Gen. Kevin P. Chilton addresses the challenges of 21st century warfare during the 2009 Air Force Association Global Warfare Symposium Nov. 19, 2009, in Los Angeles. Senior leaders addressed such issues as space, cyberspace and deterrence to Airmen, civilians and industry partners. General Chilton is the commander of U.S. Strategic Command. (U.S Air Force photo/Tech. Sgt. Amaani Lyle)
LOS ANGELES (AFNS) -- Air Force senior leaders discussed the service's priorities, capabilities and vision in space, cyberspace and strategic deterrence at the 2009 Air Force Association Global Warfare Symposium here Nov. 19.
Gen. Kevin P. Chilton, Lt. Gen. Frank G. Klotz and Maj. Gen. Richard E. Webber, respective commanders of U.S. Strategic Command, Air Force Global Strike Command and 24th Air Force, each addressed hundreds of symposium attendees: Airmen, civilians, industry partners and other servicemembers stationed in the U.S and abroad.
The topics created an overall composite of the deliberate steps the service is taking to provide worldwide support to the joint warfighter in a 21st century battle space.
Strategic deterrence, situational awareness
Space, cyberspace and deterrence were what General Chilton described as the three main lines of operations in modern warfare. Within these lines of operation, he stressed a focus on international intelligence and situational awareness, modeling and simulation tools to conduct training, system development and exercises and finally, a more robust position to sustain constellation or Global Positioning System programs.
Given today's globally wired society and subsequent range of national and global security threats, General Chilton said his vision for meeting the challenges of 21st century warfighting domains are best met with a change in the culture of networks, more defensive network conduct and an improvement in capabilities.
"We are compelled to improve our situational awareness and develop a clearly understood concept of operations," General Chilton said.
He added that the ability to control and synchronize military operations on a global scale not only complements the way the joint command fights, but changed the way it fights.
"Our strategic, space and cyber assets are part of a tremendous joint force and the men and women behind them add to the success of the command," the general said.
The latest milestone for Air Force Global Strike Command will occur Dec. 1, when it will formally assume command and responsibility for 20th Air Force and its three missile wings at F.E. Warren Air Force Base, Wyo. , Malmstrom AFB, Mont. , and Minot AFB, S.D. , to include the 576th Flight Test Squadron at Vandenberg AFB, Calif. , General Klotz said.

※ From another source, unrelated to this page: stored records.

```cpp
static int block_forward_impl(const cffm_geom* g, const cffm_block_params* p, const float* x_ref, long ref_bs,
                              const float* x_tgt, long tgt_bs, const int* key_src, const int* q_dst, float* ws,
                              float* scratch, void* stream);
int cffm_block_forward(const cffm_geom* g, const cffm_block_params* p, const float* x_ref, long ref_bs,
                       const float* x_tgt, long tgt_bs, const int* key_src, const int* q_dst, float* ws,
                       float* scratch, void* stream) {
    REQUIRE(g && p && ws && scratch, "block_forward: null");
    cffm_block_ws L;
    cffm_block_ws_layout(g, &L);
    TRY(param_prep(p, 1, ws, 0, L, stream));
    return block_forward_impl(g, p, x_ref, ref_bs, x_tgt, tgt_bs, key_src, q_dst, ws, scratch, stream);
}
static struct { bool pending; hipStream_t side; } g_prep_join = {false, nullptr};
static int block_forward_impl(const cffm_geom* g, const cffm_block_params* p, const float* x_ref, long ref_bs,
                              const float* x_tgt, long tgt_bs, const int* key_src, const int* q_dst, float* ws,
                              float* scratch, void* stream) {
    cffm_block_ws L;
    cffm_block_ws_layout(g, &L);
    const long NR = (long)g->B * g->RC, NP = (long)g->B * g->HW;
    hipStream_t st = (hipStream_t)stream;
    const bool late_join = g_prep_join.pending;
    TRY(ln_pool_fwd_impl(g, x_ref, ref_bs, x_tgt, tgt_bs, p->norm1_w, p->norm1_b, ws + L.M, p->pool_b, ws + L.zall,
                         ws + L.mean1, ws + L.rstd1, 1, stream, late_join ? p->pool_w : nullptr));
    if (late_join) {
        g_prep_join.pending = false;
        side_join(g_prep_join.side, st, 0);
    }
    {
        PROF(ST_GEMM); PROF2(ST_G_QKV_FWD);
        REQUIRE(!panel_qkv_fwd(ws + L.zall, ws + L.w_frag, p->qkv_b, (h16*)(ws + L.qkv), NR, st, dw_stream_sw() ? ws + L.zall_t : nullptr), "block_forward: qkv gemm failed");
    }
    TRY(cffm_attn_fwd(g, ws + L.qkv, key_src, q_dst, (const void*)(ws + L.bias), ws + L.ao, ws + L.lse, stream));
    {
        const float* wf = ws + L.w_frag;
        PROF(ST_GEMM);
        if (dw_stream_sw())
            TRY(cffm_mlp_fwd_tfrag(ws + L.ao, x_tgt, tgt_bs, g->HW, wf + 768 * 256, wf + 768 * 256 + 256 * 256, wf + 768 * 256 + 256 * 256 + 1024 * 256,
                                   p->proj_b, p->fc1_b, p->fc2_b, p->norm2_w, p->norm2_b, ws + L.x1, nullptr, ws + L.mean2, ws + L.rstd2, ws + L.hraw,
                                   nullptr, ws + L.x2, ws + L.ao_t, ws + L.z2, ws + L.act, NP, stream));
        else
        TRY(cffm_mlp_fwd(ws + L.ao, x_tgt, tgt_bs, g->HW, wf + 768 * 256, wf + 768 * 256 + 256 * 256, wf + 768 * 256 + 256 * 256 + 1024 * 256,
                         p->proj_b, p->fc1_b, p->fc2_b, p->norm2_w, p->norm2_b, ws + L.x1, ws + L.z2, ws + L.mean2, ws + L.rstd2, ws + L.hraw,
                         ws + L.act, ws + L.x2, NP, stream));
        CHECK_LAUNCH("block_forward");
    }
    (void)scratch;
    return 0;
}

static int block_backward_impl(const cffm_geom* g, const cffm_block_params* p, const cffm_block_grads* gr,
                               const float* x_ref, long ref_bs, const float* x_tgt, long tgt_bs, const int* key_src,
                               const int* q_dst, const int* inv_ptr, const int* inv_idx, const float* ws, const float* dout,
                               float* dx_tgt, long dtgt_bs, float* scratch, int defer, int par, int slot, int nslots, void* stream);
#ifndef CFFM_EMU
static struct { bool has; RedJobs jobs; int parity; } g_tail = {false, {}, 0};
static int tail_flush(hipStream_t st) {
    if (!g_tail.has) return 0;
    g_tail.has = false;
    hipStream_t s3 = side_fork_take(st, 3);
    (void)hipStreamWaitEvent(s3, g_side.tail_order, 0);
    redq_launch(g_tail.jobs, s3);
    CHECK_LAUNCH("block_backward reductions");
    if (s3 != st) {
        side_record(s3, st, g_side.tail_done[g_tail.parity]);
        g_side.tail_pending[g_tail.parity] = true;
    }
    return 0;
}
#else
static int tail_flush(hipStream_t) { return 0; }
// ... 613 lines not shown
int cffm_vc_counts(const long long* gt, const long long* pred, int F, long npix, int n, long long* counts, void* stream) {
    REQUIRE(F >= 0 && npix >= 0 && n >= 1 && npix < (1L << 31), "vc_counts: bad sizes");
    if (F - n <= 0 || !npix) return 0;
    REQUIRE(gt && pred && counts, "vc_counts: null");
    REQUIRE(F - n <= 65535, "vc_counts: more than 65535 start frames in one call");
    CFFM_LAUNCH(k_vc_counts, ((unsigned)((npix + 255) / 256), (unsigned)(F - n)), (256), 0, (hipStream_t)stream, gt, pred, npix, n,
                (unsigned long long*)counts);
    CHECK_LAUNCH("vc_counts");
    return 0;
}

int cffm_layer_forward_rows(const cffm_geom* g, int depth, const cffm_block_params* params, const float* x_rows, float* y_rows,
                            const int* key_src, const int* q_dst, float* saved, float* scratch, void* stream) {
    REQUIRE(g && params && x_rows && y_rows && saved && scratch && depth >= 1, "layer_forward_rows: bad arguments");
    cffm_block_ws L;
    cffm_block_ws_layout(g, &L);
    const long HW = g->HW, img = HW * CFFM_C;
    float* blk0 = saved + up((long)g->B * 4 * img);
    TRY(param_prep(params, depth, blk0, L.total, L, stream));
    for (int i = 0; i < depth; ++i) {
        float* ws = blk0 + (long)i * L.total;
        const float* tgt = (i == 0) ? x_rows + 3 * img : blk0 + (long)(i - 1) * L.total + L.x2;
        const long tgt_bs = (i == 0) ? 4 * img : img;
        TRY(block_forward_impl(g, &params[i], x_rows, 4 * img, tgt, tgt_bs, key_src, q_dst, ws, scratch, stream));
    }
#ifdef CFFM_EMU
    memcpy(y_rows, blk0 + (long)(depth - 1) * L.total + L.x2, (size_t)g->B * img * sizeof(float));
#else
    REQUIRE(hipMemcpyAsync(y_rows, blk0 + (long)(depth - 1) * L.total + L.x2, (size_t)g->B * img * sizeof(float), hipMemcpyDeviceToDevice,
                           (hipStream_t)stream) == hipSuccess, "layer_forward_rows: copy failed");
#endif
    return 0;
}
int cffm_layer_backward_rows(const cffm_geom* g, int depth, const cffm_block_params* params, const cffm_block_grads* grads,
                             const float* x_rows, const float* dy_rows, float* dx_rows, const int* key_src, const int* q_dst,
                             const int* inv_ptr, const int* inv_idx, const float* saved, float* scratch, void* stream) {
    REQUIRE(g && params && grads && x_rows && dy_rows && dx_rows && saved && scratch && depth >= 1, "layer_backward_rows: bad arguments");
    cffm_block_ws L;
    cffm_block_ws_layout(g, &L);
    const Scratch S = scratch_layout(g);
    const long HW = g->HW, img = HW * CFFM_C;
    const float* blk0 = saved + up((long)g->B * 4 * img);
    tail_reset();
    for (int i = depth - 1; i >= 0; --i) {
        const float* ws = blk0 + (long)i * L.total;
        const float* tgt = (i == 0) ? x_rows + 3 * img : blk0 + (long)(i - 1) * L.total + L.x2;
        const long tgt_bs = (i == 0) ? 4 * img : img;
        float* dtgt = (i == 0) ? dx_rows + 3 * img : scratch + (((depth - i) & 1) ? S.a2 : S.a);
        const long dtgt_bs = (i == 0) ? 4 * img : img;
        const float* dout = (i == depth - 1) ? dy_rows : scratch + (((depth - 1 - i) & 1) ? S.a2 : S.a);
        TRY(block_backward_impl(g, &params[i], &grads[i], x_rows, 4 * img, tgt, tgt_bs, key_src, q_dst, inv_ptr, inv_idx, ws, dout, dtgt, dtgt_bs,
                                scratch, 1, (depth - 1 - i) & 1, i, depth, stream));
    }
    RedJobs* tail_jobs = nullptr;
#ifndef CFFM_EMU
    if (g_tail.has) {
        g_tail.has = false;
        tail_jobs = &g_tail.jobs;
    }
#endif
    TRY(cffa_finish(g, depth, params, grads, depth - 1, 0, blk0, L.total, x_rows, 4 * img, dx_rows, 4 * img, 0, stream, tail_jobs));
    side_join_all((hipStream_t)stream);
    return 0;
}

static int layer_forward_impl(const cffm_geom* g, int depth, const cffm_block_params* params, const float* x_nchw,
                              float* y_tgt_nchw, long y_bs, float* y_full, const int* key_src, const int* q_dst, float* saved,
                              float* scratch, void* stream) {
    REQUIRE(g && params && x_nchw && y_tgt_nchw && saved && scratch && depth >= 1, "layer_forward: bad arguments");
    cffm_block_ws L;
    cffm_block_ws_layout(g, &L);
    const long HW = g->HW, img = HW * CFFM_C;
    float* xs = saved;
    float* blk0 = saved + up((long)g->B * 4 * img);
    hipStream_t st = (hipStream_t)stream;
    side_init(st);
    if (depth <= PREP_MAXD) {
        PROF(ST_TRANSPOSE);
        PrepArgs a;
        const int pnx = prep_args(a, params, 0, depth, blk0, L.total, L);
        TrArgs T;
        T.src = x_nchw; T.dst = xs; T.rows = CFFM_C; T.cols = (int)HW; T.src_bs = img; T.dst_bs = img; T.add_mod = 4; T.add_skip = 3; T.copy_dst = y_full;
        T.gx = ((int)HW + 63) / 64; T.gy = (CFFM_C + 63) / 64; T.gz = g->B * 4;
        CFFM_LAUNCH(k_transpose_prep, ((unsigned)(T.gx * T.gy * T.gz + pnx * depth)), (256), 0, st, T, a, pnx);
        CHECK_LAUNCH("transpose + param_prep");
        g_prep_join.pending = false;
    } else {
        side_fork_mark(st, 0);
        TRY(transpose_add(x_nchw, xs, g->B * 4, CFFM_C, (int)HW, img, img, nullptr, 4, 3, stream, y_full));
        hipStream_t sd = side_fork_take(st, 0);
        TRY(param_prep(params, depth, blk0, L.total, L, (void*)sd));
        side_mark(sd, st, 0);
        g_prep_join.pending = sd != st;
        g_prep_join.side = sd;
    }
#ifndef CFFM_EMU
    g_side.used = 0;
#endif
    for (int i = 0; i < depth; ++i) {
        float* ws = blk0 + (long)i * L.total;
        const float* tgt = (i == 0) ? xs + 3 * img : blk0 + (long)(i - 1) * L.total + L.x2;
        const long tgt_bs = (i == 0) ? 4 * img : img;
        TRY(block_forward_impl(g, &params[i], xs, 4 * img, tgt, tgt_bs, key_src, q_dst, ws, scratch, stream));
    }
    TRY(cffm_transpose(blk0 + (long)(depth - 1) * L.total + L.x2, y_tgt_nchw, g->B, (int)HW, CFFM_C, img, y_bs, stream));
    return 0;
}
int cffm_layer_forward(const cffm_geom* g, int depth, const cffm_block_params* params, const float* x_nchw,
                       float* y_tgt_nchw, const int* key_src, const int* q_dst, float* saved, float* scratch,
                       void* stream) {
    REQUIRE(g, "layer_forward: bad arguments");
    return layer_forward_impl(g, depth, params, x_nchw, y_tgt_nchw, g->HW * CFFM_C, nullptr, key_src, q_dst, saved, scratch, stream);
}
int cffm_layer_forward_full(const cffm_geom* g, int depth, const cffm_block_params* params, const float* x_nchw,
                            float* y_full_nchw, const int* key_src, const int* q_dst, float* saved, float* scratch,
                            void* stream) {
    REQUIRE(g && y_full_nchw && y_full_nchw != x_nchw, "layer_forward_full: bad arguments");
    const long img = g->HW * CFFM_C;
    return layer_forward_impl(g, depth, params, x_nchw, y_full_nchw + 3 * img, 4 * img, y_full_nchw, key_src, q_dst, saved, scratch, stream);
}

static int layer_backward_impl(const cffm_geom* g, int depth, const cffm_block_params* params, const cffm_block_grads* grads,
                               const float* dy_tgt_nchw, long dy_bs, const float* dy_full, float* dx_nchw, const int* key_src,
                               const int* q_dst, const int* inv_ptr, const int* inv_idx, const float* saved, float* scratch,
                               int first_block, int last_block, void* stream) {
    REQUIRE(g && params && grads && dy_tgt_nchw && dx_nchw && saved && scratch && depth >= 1, "layer_backward: bad arguments");
    REQUIRE(first_block < depth && last_block >= 0 && first_block >= last_block, "layer_backward: bad block range %d..%d of %d", first_block,
            last_block, depth);
    cffm_block_ws L;
    cffm_block_ws_layout(g, &L);
    const Scratch S = scratch_layout(g);
    const long HW = g->HW, img = HW * CFFM_C;
    const float* xs = saved;
    const float* blk0 = saved + up((long)g->B * 4 * img);
    float* dxs = scratch + S.dxs;
    REQUIRE(dy_bs >= img, "layer_backward: dy batch stride %ld < %ld", dy_bs, img);
    if (first_block == depth - 1) TRY(cffm_transpose(dy_tgt_nchw, scratch + S.a, g->B, CFFM_C, (int)HW, dy_bs, img, stream));
    tail_reset();
    for (int i = first_block; i >= last_block; --i) {
        const float* ws = blk0 + (long)i * L.total;
        const float* tgt = (i == 0) ? xs + 3 * img : blk0 + (long)(i - 1) * L.total + L.x2;
        const long tgt_bs = (i == 0) ? 4 * img : img;
        float* dcur = scratch + (((depth - 1 - i) & 1) ? S.a2 : S.a);
        float* dtgt = (i == 0) ? dxs + 3 * img : scratch + (((depth - i) & 1) ? S.a2 : S.a);
        const long dtgt_bs = (i == 0) ? 4 * img : img;
        TRY(block_backward_impl(g, &params[i], &grads[i], xs, 4 * img, tgt, tgt_bs, key_src, q_dst, inv_ptr, inv_idx, ws, dcur, dtgt, dtgt_bs, scratch,
                                1, (depth - 1 - i) & 1, i, depth, stream));
    }
    RedJobs* tail_jobs = nullptr;
#ifndef CFFM_EMU
    if (last_block == 0 && g_tail.has) {
        g_tail.has = false;
        tail_jobs = &g_tail.jobs;
    }
#endif
    TRY(cffa_finish(g, depth, params, grads, first_block, last_block, blk0, L.total, xs, 4 * img, dxs, 4 * img, first_block != depth - 1, stream, tail_jobs));
    if (last_block == 0) TRY(transpose_add(dxs, dx_nchw, g->B * 4, (int)HW, CFFM_C, img, img, dy_full, 4, 3, stream));
    TRY(tail_flush((hipStream_t)stream));
    side_join_all((hipStream_t)stream);
    return 0;
}
int cffm_layer_backward_range(const cffm_geom* g, int depth, const cffm_block_params* params, const cffm_block_grads* grads,
                              const float* dy_tgt_nchw, long dy_bs, float* dx_nchw, const int* key_src, const int* q_dst,
                              const int* inv_ptr, const int* inv_idx, const float* saved, float* scratch, int first_block,
                              int last_block, void* stream) {
    return layer_backward_impl(g, depth, params, grads, dy_tgt_nchw, dy_bs, nullptr, dx_nchw, key_src, q_dst, inv_ptr, inv_idx, saved,
                               scratch, first_block, last_block, stream);
// ... 22 lines not shown
```

vss_cffm_amd/csrc/rowops_kernels.h:

```cpp
#pragma once
#include "cffm_common.h"
#include "cffa_kernels.h"
#include "panel_kernels.h"

struct BiasTables {
    const float* own;
    const float* ring;
    const float* pool[4];
};
struct BiasTablesG {
    float* own;
    float* ring;
    float* pool[4];
};

__device__ __forceinline__ int bias_locate(int h, int q, int n, int& off) {
    const int qi = q / 7, qj = q % 7;
    if (n < 49) {
        const int ki = n / 7, kj = n % 7;
        off = ((qi - ki + 6) * 13 + (qj - kj + 6)) * CFFM_HEADS + h;
        return 0;
    }
    if (n < 181) {
        off = (h * 49 + q) * 132 + (n - 49);
        return 1;
    }
    int base, kk, id;
    if (n < 206) { base = 181; kk = 5; id = 2; }
    else if (n < 255) { base = 206; kk = 7; id = 3; }
    else if (n < 280) { base = 255; kk = 5; id = 4; }
    else { base = 280; kk = 3; id = 5; }
    const int a = (n - base) / kk, bb = (n - base) % kk, side = 6 + kk;
    off = h * side * side + (qi - a + kk - 1) * side + (qj - bb + kk - 1);
    return id;
}
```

He also offered new insight into the Air Force's roadmap to strengthen its stewardship of more than two-thirds of the nation's strategic nuclear triad -- intercontinental ballistic missiles, long-range bombers and sea-launched ballistic missiles -- and refocus efforts on the nuclear enterprise.
"Both the ICBM and the bomber legs of the nuclear triad remain essential and indispensable components of our nation's armed forces," General Klotz said. "Each makes important and unique contributions to the security of our nation and that of our allies and friends. "
He continued that ICBM force is primed for a $7 billion multiyear program to refurbish or modernize the Minuteman III, as well as acquire an advanced ultra extremely high frequency satellite communications system that will ensure connectivity with national leadership.
"These measures will not only extend the service life of the missile system, but also enhance its maintainability and reduce the cost of ownership," General Klotz said.
Air Force Global Strike Command, in partnership with Air Force Materiel Command and the Air Force Nuclear Weapons Center, will fortify security, inspections and upgrades to ensure the sustainment of the Minuteman force to the year 2020, General Klotz added.
As cyberspace continues to be an easily contested and accessible domain, General Webber noted that the shift in cyber culture must include the cyber wingman philosophy that emphasizes guiding principles of situational awareness that Airmen must follow to secure cyberspace.
"Cyberspace isn't a mission, but a place where operations are conducted . . . and it's about assuring the mission, not about assuring the network," General Webber said. "How do you fight your way through an attack so you can support that mission even while you're fighting to keep a network operational in support of that mission?"
The general said plans to sustain mission assurance include a strengthened partnership with U.S. Cyber Command at Fort Meade, Md. , a more prominent Guard and Reserve role and the development of relationships with component numbered air forces.
The general noted that cyberspace is critical to the U.S. military's asymmetric advantage and outlined several distinguishing characteristics of the domain.
"We're in a world in the cyber domain where the price of entry into the cyber battlefield is extremely low," General Webber said. "The pace of change is a challenge, rapid and interestingly, is not pushed by the military, but by the civilian sector.
Each of the speakers seemed confident in the Air Force's ability to meet the challenges of modern mission requirements, citing the service as a dependable joint and coalition partner with an ever-expanding role across the full spectrum of conflict in air, space and cyberspace.